__global__ __launch_bounds__(BLOCK) void k_dot(const float4* __restrict__ a, const float4* __restrict__ b, long n4, float* __restrict__ out)
{
    __shared__ float red[16];
    float acc = 0.0f;
    for (long i = (long)blockIdx.x * BLOCK + threadIdx.x; i < n4; i += (long)gridDim.x * BLOCK) {
        const float4 x = a[i], y = b[i];
        acc += x.x * y.x + x.y * y.y + x.z * y.z + x.w * y.w;
    }
    block_store_partial(acc, out, red);
}

template <bool HAS_P>
__global__ __launch_bounds__(BLOCK) void k_linear_update(float* __restrict__ X, const float* __restrict__ delta,
                                                          const float* __restrict__ p, long len,
                                                          thallo_sum_t aN, thallo_sum_t aD)
{
    float alpha = 0.0f;
    if (HAS_P) alpha = safe_div<false>(sum_partials(aN.partials, aN.count), sum_partials(aD.partials, aD.count));
    for (long i = (long)blockIdx.x * BLOCK + threadIdx.x; i < len; i += (long)gridDim.x * BLOCK) {
        float d = delta[i];
        if (HAS_P) d = __builtin_fmaf(alpha, p[i], d);
        X[i] = X[i] + d;
    }
}

__global__ __launch_bounds__(BLOCK) void k_linear_update2(float* __restrict__ X, const float* __restrict__ delta,
                                                           const float* __restrict__ p0, thallo_sum_t aN0, thallo_sum_t aD0,
                                                           const float* __restrict__ p1, thallo_sum_t aN1, thallo_sum_t aD1, long len)
{
    const float a0 = safe_div<false>(sum_partials(aN0.partials, aN0.count), sum_partials(aD0.partials, aD0.count));
    const float a1 = safe_div<false>(sum_partials(aN1.partials, aN1.count), sum_partials(aD1.partials, aD1.count));
    for (long i = (long)blockIdx.x * BLOCK + threadIdx.x; i < len; i += (long)gridDim.x * BLOCK) {
        float d = delta[i];
        d = __builtin_fmaf(a0, p0[i], d);
        d = __builtin_fmaf(a1, p1[i], d);
        X[i] = X[i] + d;
    }
}
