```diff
+class _FusePoolDeferred(torch.autograd.Function):
+
+    @staticmethod
+    def forward(ctx, outs, atts, graph, mean):
+        outs, atts = _c(outs), _c(atts)
+        node_out = torch.empty(outs.size(1), dtype=outs.dtype, device=outs.device)
+        gout = torch.empty(graph.n_graphs, dtype=outs.dtype, device=outs.device)
+        ctx.save_for_backward(outs, atts)
+        ctx.graph, ctx.mean, ctx.node_out, ctx.gout, ctx.grads = graph, mean, node_out, gout, None
+        return gout, node_out
+
+    @staticmethod
+    def backward(ctx, g, _g_node):
+        if ctx.grads is None:
+            raise RuntimeError('the readout of this forward was left to ops.readout_loss(), which has not run')
+        grads, ctx.grads = ctx.grads, None
+        return grads[0], grads[1], None, None
+
+
+def readout_deferrable(outs, graph, tape):
+    return READOUT_FUSED and tape is not None and outs.is_cuda and outs.dtype == torch.float32 and outs.size(1) > 0 \
+        and graph.n_graphs > 0
+
+
+def fuse_pool_deferred(outs, atts, graph, mean, tape):
+    out = tape.call(_FusePoolDeferred, outs, atts, graph, mean)
+    tape.readout = tape.nodes[-1][1]
+    return out
+
+
+def pending_readout(out):
+    tape = getattr(out.grad_fn, 'tape', None)
+    ctx = getattr(tape, 'readout', None)
+    return ctx if ctx is not None and ctx.gout.data_ptr() == out.data_ptr() else None
+
+
+def readout_loss(kind, out, y, grad_scale=1.0):
+    ctx = pending_readout(out)
+    if kind not in LOSS_ENTRIES:
+        raise ValueError("loss must be one of 'l1', 'mse', 'smooth_l1' (got %r)" % (kind,))
+    if y.numel() != out.numel():
+        raise ValueError('%s loss: target has %d elements, the model output %d' % (kind, y.numel(), out.numel()))
+    if y.device != out.device or y.dtype != torch.float32 or y.shape != out.shape:
+        y = y.to(device=out.device, dtype=torch.float32).reshape(out.shape)
+    y = _c(y)
+    outs, atts = ctx.saved_tensors
+    graph = ctx.graph
+    n_layer, n = outs.size(0) // 2, outs.size(1)
+    loss = torch.empty(1, dtype=torch.float32, device=out.device)
+    gg = torch.empty_like(ctx.gout)
+    go, ga = torch.empty_like(outs), torch.empty_like(atts)
+    lib.call('pamnet_readout_loss_f32', lib.ptr(outs), lib.ptr(atts), n_layer, n, lib.ptr(graph.sign),
+             lib.ptr(graph.node_graph), lib.ptr(graph.gptr), graph.n_graphs, 1 if ctx.mean else 0, lib.ptr(y),
+             ('l1', 'mse', 'smooth_l1').index(kind), float(grad_scale), 0, lib.ptr(ctx.node_out), lib.ptr(ctx.gout),
+             lib.ptr(loss), lib.ptr(gg), lib.ptr(go), lib.ptr(ga), lib.stream_of(outs))
+    ctx.grads = (go, ga)
+    out.grad_fn.tape.readout = None
+    if not backward_whole(out, gg):
+        out.backward(gg)
+    return loss[0]
+
+
 def _dense_scratch(n, k, m, like):
     floats = ctypes.c_int64(0)
     lib.call('pamnet_dense_scratch_floats', n, k, m, ctypes.addressof(floats))
diff --git a/physics-aware-multiplex-gnn_amd/pamnet_amd/train.py b/physics-aware-multiplex-gnn_amd/pamnet_amd/train.py
--- a/physics-aware-multiplex-gnn_amd/pamnet_amd/train.py
+++ b/physics-aware-multiplex-gnn_amd/pamnet_amd/train.py
@@ -359,7 +359,14 @@
             self.fp.release_grads()
         plan = self._stack_plan_of_model()
         self._before = (plan, -1 if plan is None else plan.table_calls)
-        out = self.model(data)
+        defer = getattr(self.model, '__dict__', {}).get('_defer_readout') is False
+        if defer:
+            self.model.__dict__['_defer_readout'] = True
+        try:
+            out = self.model(data)
+        finally:
+            if defer:
+                self.model.__dict__['_defer_readout'] = False
         try:
             self._check_ownership()
         except RuntimeError:
@@ -374,6 +381,11 @@
         scale = float(out.numel()) / float(global_graphs) if split else 1.0
         if out.is_cuda and out.dtype == torch.float32:
             from . import ops
+            if ops.pending_readout(out) is not None:
+                loss = ops.readout_loss(self.loss_kind, out, data.y, scale)
+                if self._pack:
+                    self.fp.pack_grads()
+                return loss
             loss, d_out = ops.loss_with_grad(self.loss_kind, out, data.y, scale)
             if not ops.backward_whole(out, d_out):
                 out.backward(d_out)
```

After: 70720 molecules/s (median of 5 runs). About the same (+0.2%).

==============================

Once more, set down the full listing, verbatim.

● Answer for the task
__global__ __launch_bounds__(BLOCK) void k_dot(const float4* __restrict__ a, const float4* __restrict__ b, long n4, float* __restrict__ out)
{
    __shared__ float red[16];
    float acc = 0.0f;
    for (long i = (long)blockIdx.x * BLOCK + threadIdx.x; i < n4; i += (long)gridDim.x * BLOCK) {
        const float4 x = a[i], y = b[i];
        acc += x.x * y.x + x.y * y.y + x.z * y.z + x.w * y.w;
    }
    block_store_partial(acc, out, red);
}

template <bool HAS_P>
__global__ __launch_bounds__(BLOCK) void k_linear_update(float* __restrict__ X, const float* __restrict__ delta,
                                                          const float* __restrict__ p, long len,
                                                          thallo_sum_t aN, thallo_sum_t aD)
{
    float alpha = 0.0f;
    if (HAS_P) alpha = safe_div<false>(sum_partials(aN.partials, aN.count), sum_partials(aD.partials, aD.count));
    for (long i = (long)blockIdx.x * BLOCK + threadIdx.x; i < len; i += (long)gridDim.x * BLOCK) {
        float d = delta[i];
        if (HAS_P) d = __builtin_fmaf(alpha, p[i], d);
        X[i] = X[i] + d;
    }
}

__global__ __launch_bounds__(BLOCK) void k_linear_update2(float* __restrict__ X, const float* __restrict__ delta,
                                                           const float* __restrict__ p0, thallo_sum_t aN0, thallo_sum_t aD0,
                                                           const float* __restrict__ p1, thallo_sum_t aN1, thallo_sum_t aD1, long len)
{
    const float a0 = safe_div<false>(sum_partials(aN0.partials, aN0.count), sum_partials(aD0.partials, aD0.count));
    const float a1 = safe_div<false>(sum_partials(aN1.partials, aN1.count), sum_partials(aD1.partials, aD1.count));
    for (long i = (long)blockIdx.x * BLOCK + threadIdx.x; i < len; i += (long)gridDim.x * BLOCK) {
        float d = delta[i];
        d = __builtin_fmaf(a0, p0[i], d);
        d = __builtin_fmaf(a1, p1[i], d);
        X[i] = X[i] + d;
    }
}
```diff
+class _FusePoolDeferred(torch.autograd.Function):
+
+    @staticmethod
+    def forward(ctx, outs, atts, graph, mean):
+        outs, atts = _c(outs), _c(atts)
+        node_out = torch.empty(outs.size(1), dtype=outs.dtype, device=outs.device)
+        gout = torch.empty(graph.n_graphs, dtype=outs.dtype, device=outs.device)
+        ctx.save_for_backward(outs, atts)
+        ctx.graph, ctx.mean, ctx.node_out, ctx.gout, ctx.grads = graph, mean, node_out, gout, None
+        return gout, node_out
+
+    @staticmethod
+    def backward(ctx, g, _g_node):
+        if ctx.grads is None:
+            raise RuntimeError('the readout of this forward was left to ops.readout_loss(), which has not run')
+        grads, ctx.grads = ctx.grads, None
+        return grads[0], grads[1], None, None
+
+
+def readout_deferrable(outs, graph, tape):
+    return READOUT_FUSED and tape is not None and outs.is_cuda and outs.dtype == torch.float32 and outs.size(1) > 0 \
+        and graph.n_graphs > 0
+
+
+def fuse_pool_deferred(outs, atts, graph, mean, tape):
+    out = tape.call(_FusePoolDeferred, outs, atts, graph, mean)
+    tape.readout = tape.nodes[-1][1]
+    return out
+
+
+def pending_readout(out):
+    tape = getattr(out.grad_fn, 'tape', None)
+    ctx = getattr(tape, 'readout', None)
+    return ctx if ctx is not None and ctx.gout.data_ptr() == out.data_ptr() else None
+
+
+def readout_loss(kind, out, y, grad_scale=1.0):
+    ctx = pending_readout(out)
+    if kind not in LOSS_ENTRIES:
+        raise ValueError("loss must be one of 'l1', 'mse', 'smooth_l1' (got %r)" % (kind,))
+    if y.numel() != out.numel():
+        raise ValueError('%s loss: target has %d elements, the model output %d' % (kind, y.numel(), out.numel()))
+    if y.device != out.device or y.dtype != torch.float32 or y.shape != out.shape:
+        y = y.to(device=out.device, dtype=torch.float32).reshape(out.shape)
+    y = _c(y)
+    outs, atts = ctx.saved_tensors
+    graph = ctx.graph
+    n_layer, n = outs.size(0) // 2, outs.size(1)
+    loss = torch.empty(1, dtype=torch.float32, device=out.device)
+    gg = torch.empty_like(ctx.gout)
+    go, ga = torch.empty_like(outs), torch.empty_like(atts)
+    lib.call('pamnet_readout_loss_f32', lib.ptr(outs), lib.ptr(atts), n_layer, n, lib.ptr(graph.sign),
+             lib.ptr(graph.node_graph), lib.ptr(graph.gptr), graph.n_graphs, 1 if ctx.mean else 0, lib.ptr(y),
+             ('l1', 'mse', 'smooth_l1').index(kind), float(grad_scale), 0, lib.ptr(ctx.node_out), lib.ptr(ctx.gout),
+             lib.ptr(loss), lib.ptr(gg), lib.ptr(go), lib.ptr(ga), lib.stream_of(outs))
+    ctx.grads = (go, ga)
+    out.grad_fn.tape.readout = None
+    if not backward_whole(out, gg):
+        out.backward(gg)
+    return loss[0]
+
+
 def _dense_scratch(n, k, m, like):
     floats = ctypes.c_int64(0)
     lib.call('pamnet_dense_scratch_floats', n, k, m, ctypes.addressof(floats))
diff --git a/physics-aware-multiplex-gnn_amd/pamnet_amd/train.py b/physics-aware-multiplex-gnn_amd/pamnet_amd/train.py
--- a/physics-aware-multiplex-gnn_amd/pamnet_amd/train.py
+++ b/physics-aware-multiplex-gnn_amd/pamnet_amd/train.py
@@ -359,7 +359,14 @@
             self.fp.release_grads()
         plan = self._stack_plan_of_model()
         self._before = (plan, -1 if plan is None else plan.table_calls)
-        out = self.model(data)
+        defer = getattr(self.model, '__dict__', {}).get('_defer_readout') is False
+        if defer:
+            self.model.__dict__['_defer_readout'] = True
+        try:
+            out = self.model(data)
+        finally:
+            if defer:
+                self.model.__dict__['_defer_readout'] = False
         try:
             self._check_ownership()
         except RuntimeError:
@@ -374,6 +381,11 @@
         scale = float(out.numel()) / float(global_graphs) if split else 1.0
         if out.is_cuda and out.dtype == torch.float32:
             from . import ops
+            if ops.pending_readout(out) is not None:
+                loss = ops.readout_loss(self.loss_kind, out, data.y, scale)
+                if self._pack:
+                    self.fp.pack_grads()
+                return loss
             loss, d_out = ops.loss_with_grad(self.loss_kind, out, data.y, scale)
             if not ops.backward_whole(out, d_out):
                 out.backward(d_out)
```

After: 70720 molecules/s (median of 5 runs). About the same (+0.2%).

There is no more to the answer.